##### Exercise material
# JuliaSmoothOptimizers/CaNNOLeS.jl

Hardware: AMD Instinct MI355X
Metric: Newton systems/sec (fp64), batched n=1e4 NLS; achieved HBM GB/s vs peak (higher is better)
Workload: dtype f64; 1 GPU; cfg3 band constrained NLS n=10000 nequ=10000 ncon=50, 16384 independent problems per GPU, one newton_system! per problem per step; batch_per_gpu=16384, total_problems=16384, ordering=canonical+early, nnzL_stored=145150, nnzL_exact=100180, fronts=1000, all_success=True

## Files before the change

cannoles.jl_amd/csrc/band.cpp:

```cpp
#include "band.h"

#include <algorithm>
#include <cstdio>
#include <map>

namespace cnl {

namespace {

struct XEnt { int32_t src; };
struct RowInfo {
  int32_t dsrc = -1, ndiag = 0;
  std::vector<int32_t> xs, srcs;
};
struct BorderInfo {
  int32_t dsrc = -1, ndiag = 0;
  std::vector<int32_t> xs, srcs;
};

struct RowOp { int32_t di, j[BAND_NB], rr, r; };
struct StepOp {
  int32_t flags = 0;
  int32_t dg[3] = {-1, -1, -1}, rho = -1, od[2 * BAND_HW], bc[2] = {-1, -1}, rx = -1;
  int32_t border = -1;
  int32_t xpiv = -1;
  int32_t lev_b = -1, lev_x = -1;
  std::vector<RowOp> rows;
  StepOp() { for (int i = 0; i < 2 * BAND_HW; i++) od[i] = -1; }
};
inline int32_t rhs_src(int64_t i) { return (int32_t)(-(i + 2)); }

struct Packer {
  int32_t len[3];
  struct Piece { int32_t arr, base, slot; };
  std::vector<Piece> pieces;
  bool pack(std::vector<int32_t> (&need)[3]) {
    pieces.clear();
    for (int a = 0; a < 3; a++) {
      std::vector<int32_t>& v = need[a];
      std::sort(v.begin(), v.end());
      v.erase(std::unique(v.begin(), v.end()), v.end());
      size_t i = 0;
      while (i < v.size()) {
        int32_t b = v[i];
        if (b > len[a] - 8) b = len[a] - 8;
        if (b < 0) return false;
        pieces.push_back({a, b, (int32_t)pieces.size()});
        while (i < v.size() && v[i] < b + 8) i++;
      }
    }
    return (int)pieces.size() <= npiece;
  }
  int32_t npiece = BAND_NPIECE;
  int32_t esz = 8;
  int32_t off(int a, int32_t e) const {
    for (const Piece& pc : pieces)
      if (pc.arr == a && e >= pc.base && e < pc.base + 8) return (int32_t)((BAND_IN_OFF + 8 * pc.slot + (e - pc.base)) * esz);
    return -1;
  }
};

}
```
##########
§ The problem:
Pull every line containing "slot" out of the data above.

§ Response below:
  struct Piece { int32_t arr, base, slot; };
      if (pc.arr == a && e >= pc.base && e < pc.base + 8) return (int32_t)((BAND_IN_OFF + 8 * pc.slot + (e - pc.base)) * esz);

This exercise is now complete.